Stand still when giving directions. Try your hardest not to shush anyone during directions — it makes it harder to hear.

Feedback comments should connect to something. And they should be very brief, like slogans. (Or, at least, that’s one way that comments can work.)

Don’t introduce two similar things at the same time. Pi-r-squared and 2-pi-r should happen on different days, different weeks. One at a time.

I want to make little flashcards for myself, to get better at solving tough geometry problems. On one side is a diagram, on the other is all the auxiliary lines you need to find the answer.

Oh shoot, there were a few other things knocking around in my head lately. Uhhh.

Writing a few bits of directions for later on the board is a decent use of class. Obviously, it’s better to do that before the bell, if possible. But having a visual of instructions is beneficial. (I bet there’s a benefit to having these instructions in physically different parts of a board, rather than on a slide. That’s just a guess.)

Sometimes what’s fun about teaching is the big things, but the last few weeks have been about the little stuff for me.

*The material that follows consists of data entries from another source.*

template <int MT, int WM, int WN, int NTN>
__global__ __launch_bounds__(256) void k_prox_gemm(const float* __restrict__ Bm, int ldb, const float* __restrict__ Ainv,
                                                   int lda, int n, int c2, int has_bias, float* __restrict__ wstar,
                                                   float* __restrict__ bstar, float* __restrict__ part, int ldp) {
  __builtin_amdgcn_s_setprio(2);

  constexpr int BM = 32 * MT * WM, BN = 32 * WN * NTN;
  constexpr int NA = BM * 8 / 256, NB = BN * 8 / 256;
  static_assert(WM * WN == 4 && NA >= 1 && NB >= 1, "4 waves");
  __shared__ __attribute__((aligned(16))) float As[BM * PLD];
  __shared__ __attribute__((aligned(16))) float Bs[BN * PLD];
  const int tid = threadIdx.x, lane = tid & 63, wid = tid >> 6;
  const int li = lane & 31, lh = lane >> 5;
  const int wm = wid / WN, wn = wid % WN;
  const int row0 = blockIdx.y * BM, col0 = blockIdx.x * BN;

  f32x16 acc[MT][NTN];
#pragma unroll
  for (int m = 0; m < MT; ++m)
#pragma unroll
    for (int t = 0; t < NTN; ++t)
#pragma unroll
      for (int r = 0; r < 16; ++r) acc[m][t][r] = 0.0f;

  f32x4 ra[NA], rb[NB];
  const float* pa[NA];
  const float* pb[NB];
#pragma unroll
  for (int q = 0; q < NA; ++q) {
    const int u = tid + q * 256, r = u >> 3, c4 = u & 7;
    pa[q] = Bm + (size_t)(row0 + r) * ldb + c4 * 4;
  }
#pragma unroll
  for (int q = 0; q < NB; ++q) {
    const int u = tid + q * 256, r = u >> 3, c4 = u & 7;
    pb[q] = Ainv + (size_t)min(col0 + r, n - 1) * lda + c4 * 4;
  }
#define EFFQ_PROX_FETCH(k0)                                                         \
  {                                                                                 \
    _Pragma("unroll") for (int q = 0; q < NA; ++q)                                  \
        ra[q] = *reinterpret_cast<const f32x4*>(pa[q] + (k0));                      \
    _Pragma("unroll") for (int q = 0; q < NB; ++q)                                  \
        rb[q] = *reinterpret_cast<const f32x4*>(pb[q] + (k0));                      \
  }
  const int nkt = ldb / PBK;
  const int kt0 = (int)(((long long)nkt * blockIdx.z) / gridDim.z);
  const int nk = (int)(((long long)nkt * (blockIdx.z + 1)) / gridDim.z);
  EFFQ_PROX_FETCH(kt0 * PBK)
  for (int kt = kt0; kt < nk; ++kt) {
    lds_barrier();
#pragma unroll
    for (int q = 0; q < NA; ++q) {
      const int u = tid + q * 256;
      *reinterpret_cast<f32x4*>(&As[(u >> 3) * PLD + (u & 7) * 4]) = ra[q];
    }
#pragma unroll
    for (int q = 0; q < NB; ++q) {
      const int u = tid + q * 256;
      *reinterpret_cast<f32x4*>(&Bs[(u >> 3) * PLD + (u & 7) * 4]) = rb[q];
    }
    lds_barrier();
    EFFQ_PROX_FETCH(min(kt + 1, nk - 1) * PBK)
    __builtin_amdgcn_sched_barrier(0);
#pragma unroll
    for (int q = 0; q < 4; ++q) {
      f32x4 a[MT], b[NTN];
#pragma unroll
      for (int m = 0; m < MT; ++m)
        a[m] = *reinterpret_cast<const f32x4*>(&As[((wm * MT + m) * 32 + li) * PLD + q * 8 + 4 * lh]);
#pragma unroll
      for (int t = 0; t < NTN; ++t)
        b[t] = *reinterpret_cast<const f32x4*>(&Bs[((wn * NTN + t) * 32 + li) * PLD + q * 8 + 4 * lh]);
#pragma unroll
      for (int m = 0; m < MT; ++m)
#pragma unroll
        for (int t = 0; t < NTN; ++t)
#pragma unroll
          for (int e = 0; e < 4; ++e)
            acc[m][t] = __builtin_amdgcn_mfma_f32_32x32x2f32(a[m][e], b[t][e], acc[m][t], 0, 0, 0);
    }
  }
#undef EFFQ_PROX_FETCH
  const int nw = n - has_bias;
  if (gridDim.z > 1) {
    float* P = part + (size_t)blockIdx.z * c2 * ldp;
#pragma unroll
    for (int m = 0; m < MT; ++m)
#pragma unroll
      for (int t = 0; t < NTN; ++t) {
        const int col = col0 + (wn * NTN + t) * 32 + li;
#pragma unroll
        for (int r = 0; r < 16; ++r) {
          const int row = row0 + (wm * MT + m) * 32 + (r & 3) + 8 * (r >> 2) + 4 * lh;
          if (row < c2 && col < n) P[(size_t)row * ldp + col] = acc[m][t][r];
        }
      }
    return;
  }
#pragma unroll
  for (int m = 0; m < MT; ++m)
#pragma unroll
    for (int t = 0; t < NTN; ++t) {
      const int col = col0 + (wn * NTN + t) * 32 + li;
#pragma unroll
      for (int r = 0; r < 16; ++r) {
        const int row = row0 + (wm * MT + m) * 32 + (r & 3) + 8 * (r >> 2) + 4 * lh;
        if (row < c2 && col < n) {
          if (col < nw)
            wstar[(size_t)row * nw + col] = acc[m][t][r];
          else
            bstar[row] = acc[m][t][r];
        }
      }
    }
}


typedef __bf16 bf16x8 __attribute__((ext_vector_type(8)));
typedef __bf16 bf16x4 __attribute__((ext_vector_type(4)));
constexpr int B3_K = 16;
constexpr int B3_LD = B3_K + 8;

__device__ __forceinline__ void split3(const f32x4 v, bf16x4& p0, bf16x4& p1, bf16x4& p2) {
#pragma unroll
  for (int e = 0; e < 4; ++e) {
    const __bf16 b0 = (__bf16)v[e];
    const float r1 = v[e] - (float)b0;
    const __bf16 b1 = (__bf16)r1;
    const float r2 = r1 - (float)b1;
    p0[e] = b0;
    p1[e] = b1;
    p2[e] = (__bf16)r2;
  }
}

Visual Patterns – Who Needs Them?

(An excerpt from this essay.)

Visual patterns – who needs them?  After all, very little in the world comes in the form of a neat little sequence of growing Tetris pieces. (A growing doodle, perhaps.  Windows of a rising building. Towers of children’s blocks. Apples, being laid out for display.)

Far more common in school than visual patterns are patterns that show themselves through numbers, graphs, or tables.  The L-Shape pattern that appears above could easily been presented in any of these three other forms. These other forms are more common, flexible and useful. Why bother with all this picture-pattern stuff?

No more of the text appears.